A new research found out that "acoustic tweezers" may by the key to 3D printing living cell structures. The new technology will allow scientists to better design tissue implants for the treatment of disease and reconstructive surgery.
The new method could be used soon in a medical setting for noninvasive single cell manipulation with applications in tissue engineering, neuroscience and regenerative medicine. A detailed report has been published in the journal PNAS.
The tweezers are actually sound waves enabling researchers to manipulate cells. The targeted sound waves are acting like tweezers, being able to seize single cells and to move.
The manipulation of cells can be done in three dimensions. There is no direct contact with cells, unlike regular tweezers.
A microfluidic device specially designed for this procedure is creating the manipulating waves. The cell is trapped at first between two sound standing waves of equal height. The two acoustic waves meet and trap the cell in a point called the "pressure node."

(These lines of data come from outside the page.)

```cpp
extern "C" int ttts_attention_fwd_img(const void* q, const void* k, const void* v, const float* q_inv, const float* k_inv,
                                      const float* v_inv, float* o, float* lse, float* attn, const int64_t* key_lens, int B, int H,
                                      int Tq, int Tk, int ldq, int ldk, int ldv, int ldo, int causal, float q_scale, float drop_p,
                                      uint64_t seed, const uint64_t* step_seed, const float* v_amax, float* o_amax_out,
                                      float* rowstat_out, int64_t q_inv_rows, int64_t k_inv_rows, int64_t stat_plane, void* stream) {
    TTTS_REQUIRE(q && k && v && q_inv && k_inv && v_inv && o && key_lens && v_amax, "attention_fwd_img: null pointer");
    int rc = attn_check("attention_fwd_img", HD, B, H, Tq, Tk, ldq, ldk, ldv, ldo, causal, drop_p);
    if (!rc) rc = check_img_spans("attention_fwd_img", Tq, Tk, ldq, ldk, ldv);
    if (rc) return rc;
    TTTS_REQUIRE(!(causal && attn), "attention_fwd_img: weights output is only for non-causal (cross) attention");
    TTTS_REQUIRE((((uintptr_t)q | (uintptr_t)k | (uintptr_t)v | (uintptr_t)o | (uintptr_t)v_amax) & 15) == 0,
                 "attention_fwd_img: q/k/v/o/v_amax must be 16-byte aligned");
    AttnImgArgs a = {};
    attn_fill(a, key_lens, B, H, Tq, Tk, ldq, ldk, ldv, ldo, q_scale, drop_p, seed, step_seed);
    rc = fill_img_planes("attention_fwd_img", a, B, H, Tq, Tk, q_inv_rows, k_inv_rows, stat_plane);
    if (rc) return rc;
    a.q = q; a.k = k; a.v = v; a.q_inv = q_inv; a.k_inv = k_inv; a.v_inv = v_inv;
    a.o = o; a.lse = lse; a.attn = attn;
    a.v_amax = v_amax; a.o_amax = o_amax_out; a.rowstat = rowstat_out;
    dim3 grid(B * H, cdiv(Tq, QB), 1);
    if (causal)
        hipLaunchKernelGGL((attn_fwd_img_kernel<true, false, TTTS_AIMG_KT>), grid, dim3(256), 0, (hipStream_t)stream, a);
    else if (!attn)
        hipLaunchKernelGGL((attn_fwd_img_kernel<false, false, TTTS_AIMG_KT>), grid, dim3(256), 0, (hipStream_t)stream, a);
    else if (Tk <= 128)
        hipLaunchKernelGGL(attn_fwd_img_maps_kernel, grid, dim3(256), 0, (hipStream_t)stream, a);
    else
        hipLaunchKernelGGL((attn_fwd_img_kernel<false, true, 64>), grid, dim3(256), 0, (hipStream_t)stream, a);
    TTTS_LAUNCH_CHECK("attn_fwd_img_kernel");
    return TTTS_OK;
}

extern "C" int ttts_attention_bwd_img(const void* q, const void* k, const void* v, const float* q_inv, const float* k_inv,
                                      const float* v_inv, const float* o, const float* d_o, const float* rowstat, float* delta,
                                      float* dq, float* dk, float* dv, const int64_t* key_lens, int B, int H, int Tq, int Tk, int ldq,
                                      int ldk, int ldv, int ldo, int lddq, int lddk, int lddv, int causal, float q_scale,
                                      float drop_p, uint64_t seed, const uint64_t* step_seed, const float* do_amax,
                                      float* dq_amax_out, float* dkv_amax_out, float* dkv_partials, int q_splits,
                                      int64_t q_inv_rows, int64_t k_inv_rows, int64_t stat_plane, void* stream_) {
    hipStream_t stream = (hipStream_t)stream_;
    TTTS_REQUIRE(q && k && v && q_inv && k_inv && v_inv && o && d_o && rowstat && delta && dq && dk && dv && key_lens && do_amax,
                 "attention_bwd_img: null pointer");
    int rc = attn_check("attention_bwd_img", HD, B, H, Tq, Tk, ldq, ldk, ldv, ldo, causal, drop_p);
    if (!rc) rc = check_img_spans("attention_bwd_img", Tq, Tk, ldq, ldk, ldv);
    if (!rc) rc = attn_check_grad_strides("attention_bwd_img", HD, H, lddq, lddk, lddv);
    if (rc) return rc;
    TTTS_REQUIRE((((uintptr_t)q | (uintptr_t)k | (uintptr_t)v | (uintptr_t)o | (uintptr_t)d_o | (uintptr_t)do_amax) & 15) == 0,
                 "attention_bwd_img: q/k/v/o/d_o/do_amax must be 16-byte aligned");
    TTTS_REQUIRE((uint64_t)Tq * ldo * 4 < (1ull << 32), "attention_bwd_img: one utterance's d_o exceeds 4 GiB");
    AttnImgArgs a = {};
    attn_fill(a, key_lens, B, H, Tq, Tk, ldq, ldk, ldv, ldo, q_scale, drop_p, seed, step_seed);
    rc = fill_img_planes("attention_bwd_img", a, B, H, Tq, Tk, q_inv_rows, k_inv_rows, stat_plane);
    if (rc) return rc;
    a.q = q; a.k = k; a.v = v; a.q_inv = q_inv; a.k_inv = k_inv; a.v_inv = v_inv;
    a.o = const_cast<float*>(o); a.dout = d_o; a.delta = delta; a.dq = dq; a.dk = dk; a.dv = dv;
    a.lddq = lddq; a.lddk = lddk; a.lddv = lddv;
    a.do_amax = do_amax; a.amax_dq = dq_amax_out; a.amax_dkv = dkv_amax_out;
    a.rowstat = const_cast<float*>(rowstat);
    TTTS_REQUIRE(q_splits >= 1 && q_splits <= 16, "attention_bwd_img: q_splits out of 1..16");
    if (q_splits > 1) {
        TTTS_REQUIRE(dkv_partials && dv == dk + H * HD && lddk >= 2 * H * HD && lddv == lddk,
                     "attention_bwd_img: query splits need a workspace and a (dk | dv) gradient whose rows hold dk then dv");
        a.ldp = 2 * H * HD;
        a.dkv_part = dkv_partials; a.part_stride = (long)B * Tk * a.ldp;
    }
    rc = ATTN_LAUNCH_BWD(attn_bwd_dq_img_kernel, 0, attn_bwd_dkv_img_kernel, 0, causal, "attention_bwd_img", "attn_bwd_dq_img_kernel",
                         "attn_bwd_dkv_img_kernel", a, q_splits, stream);
    if (rc) return rc;
    if (q_splits > 1) {
        const long n4 = a.part_stride / 4;
        const long blocks = (n4 + 255) / 256;
        hipLaunchKernelGGL(attn_dkv_reduce_kernel, dim3((unsigned)(blocks < 2048 ? blocks : 2048)), dim3(256), 0, stream, dkv_partials, dk, n4,
                           q_splits, a.part_stride, dkv_amax_out, a.ldp / 4, (long)lddk);
        TTTS_LAUNCH_CHECK("attn_dkv_reduce_kernel");
    }
    return TTTS_OK;
}
```

transformertts_amd/ops.py:

```python
from __future__ import annotations

import os
import weakref
from ctypes import c_void_p
from typing import NamedTuple, Optional

import torch

from . import _lib

ACT_NONE, ACT_RELU, ACT_TANH = 0, 1, 2
AMAX_SLOTS = 1024


def _p(t: Optional[torch.Tensor]):
    return None if t is None else c_void_p(t.data_ptr())


_raw_stream = getattr(torch._C, "_cuda_getCurrentRawStream", None)


def _stream():
    if _raw_stream is not None:
        return c_void_p(_raw_stream(torch.cuda.current_device()))
# ... 863 lines not shown
_relu_observer = None
_drop_observer = None


def _saw_drop(kind: str, seed: int, p: float, shape, half=None) -> None:
    if _drop_observer is not None and float(p) > 0.0:
        _drop_observer(kind, int(seed), float(p), tuple(int(v) for v in shape), half)


class _ReluToken:
    __slots__ = ("scale", "premasked")

    def __init__(self, scale: float):
        self.scale, self.premasked = scale, False


class _DropToken:
    __slots__ = ("p", "seed", "ss", "dx", "dacc", "amax", "image")

    def __init__(self, p: float, seed: int, ss):
        self.p, self.seed, self.ss = p, seed, ss
        self.dx = self.dacc = self.amax = self.image = None


class SkipToken:
    __slots__ = ("grad",)

    def __init__(self):
        self.grad = None


HEAD_IMAGES = True
FUSED_CROSS_KV = True
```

The principal research scientist in MIT's Department of Materials Science and Engineering, Ming Dao, explained for MIT News that researchers have designed now a working method to control the 3-D positioning of the pressure nodes and acoustic waves. The method is already validated through tests and researchers are working now to system optimization.
By changing waves' wavelength and shifting their phase, the pressure node can be moved by researchers together with the cell trapped within it. This procedure gives the possibility of 2-D movement across a horizontal plane.

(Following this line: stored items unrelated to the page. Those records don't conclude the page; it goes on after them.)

# muhtutorials/wireguard

Hardware: AMD Instinct MI355X
Metric: device-resident payload GiB/s, Internet checksum, 64k×1500B batch (higher is better)
Workload: dtype u8; 1 GPU; 65536 x 1500-B tcp4 frames per GPU, validate (checksumValid, gro.go:554-612) per step, BASELINE.json configs[1]; packets_per_gpu=65536, frame_len=1500, global_batch_bytes=98304000, mode=validate, rotated_copies=4, frame_stride=1500, streams=2, parallelism=shard1 (no collective)

## Files before the change

wireguard_amd/csrc/api.cpp:

```cpp
#include <hip/hip_runtime.h>

#include <algorithm>

#include <cstdarg>
#include <cstdio>
#include <cstdlib>
#include <cstring>
#include <mutex>
#include <string>

#include "../../include/wgcsum.h"
#include "wgcs_ctx.h"
#include "wgcs_kernels.h"

using namespace wgcs;

namespace wgcs {

namespace {
thread_local const wgcs_ctx* tls_err_ctx = nullptr;
thread_local char tls_err[512];
}

int set_err(wgcs_ctx* ctx, int code, const char* fmt, ...) {
  if (ctx) {
    va_list ap;
    va_start(ap, fmt);
    vsnprintf(tls_err, sizeof tls_err, fmt, ap);
    va_end(ap);
    tls_err_ctx = ctx;
  }
  return code;
}

int hip_fail(wgcs_ctx* ctx, hipError_t e, const char* what) {
  return set_err(ctx, WGCS_ERR_HIP, "%s: %s", what, hipGetErrorString(e));
}

int ensure_dev(wgcs_ctx* ctx, DevBuf& b, size_t bytes) {
  if (bytes <= b.cap) return WGCS_OK;
  if (b.ptr) hipFree(b.ptr);
  b.ptr = nullptr;
  b.cap = 0;
  size_t want = bytes < 4096 ? 4096 : bytes + bytes / 4;
  hipError_t e = hipMalloc(&b.ptr, want);
  if (e != hipSuccess) return hip_fail(ctx, e, "hipMalloc");
  b.cap = want;
  return WGCS_OK;
}

int ensure_pinned(wgcs_ctx* ctx, HostBuf& b, size_t bytes) {
  if (bytes <= b.cap) return WGCS_OK;
  if (b.ptr) hipHostFree(b.ptr);
  b.ptr = nullptr;
  b.cap = 0;
  size_t want = bytes < 4096 ? 4096 : bytes + bytes / 4;
  hipError_t e = hipHostMalloc(&b.ptr, want, hipHostMallocDefault);
  if (e != hipSuccess) return hip_fail(ctx, e, "hipHostMalloc");
  void* d = nullptr;
  e = hipHostGetDevicePointer(&d, b.ptr, 0);
  if (e != hipSuccess || d != b.ptr) {
    hipHostFree(b.ptr);
    b.ptr = nullptr;
    return e != hipSuccess ? hip_fail(ctx, e, "hipHostGetDevicePointer")
                           : set_err(ctx, WGCS_ERR_HIP, "pinned memory is not mapped at its host address");
  }
  b.cap = want;
  return WGCS_OK;
}

bool host_mapped_locked(wgcs_ctx* ctx, const void* p, size_t n) {
  const uintptr_t a = (uintptr_t)p, b = a + n;
  for (const auto& r : ctx->host_allocs)
    if (a >= r.first && b <= r.second && b >= a) return true;
  return false;
}

bool host_mapped(wgcs_ctx* ctx, const void* p, size_t n) {
  std::lock_guard<std::mutex> g(ctx->host_mu);
  return host_mapped_locked(ctx, p, n);
}

}

extern "C" {

int wgcs_abi_version(void) { return WGCS_ABI_VERSION; }

int wgcs_device_count(int* count) {
  if (!count) return WGCS_ERR_INVALID_ARG;
  int n = 0;
  hipError_t e = hipGetDeviceCount(&n);
  if (e != hipSuccess) {
    *count = 0;
    return WGCS_ERR_NO_DEVICE;
  }
  *count = n;
  return WGCS_OK;
}
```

In case that researchers need to move the cell in 3-D, then a third wave can be introduced. The cell's vertical position can be manipulated by this third wave via "acoustic levitation."
According to the website UPI, the ability of manipulating cells without physical contact was until now the missing component of tissue design. In order to recreate natural tissue structure it is necessary precise control. Only now the scientists have been able to find a method to manipulate cells without degrading and damaging.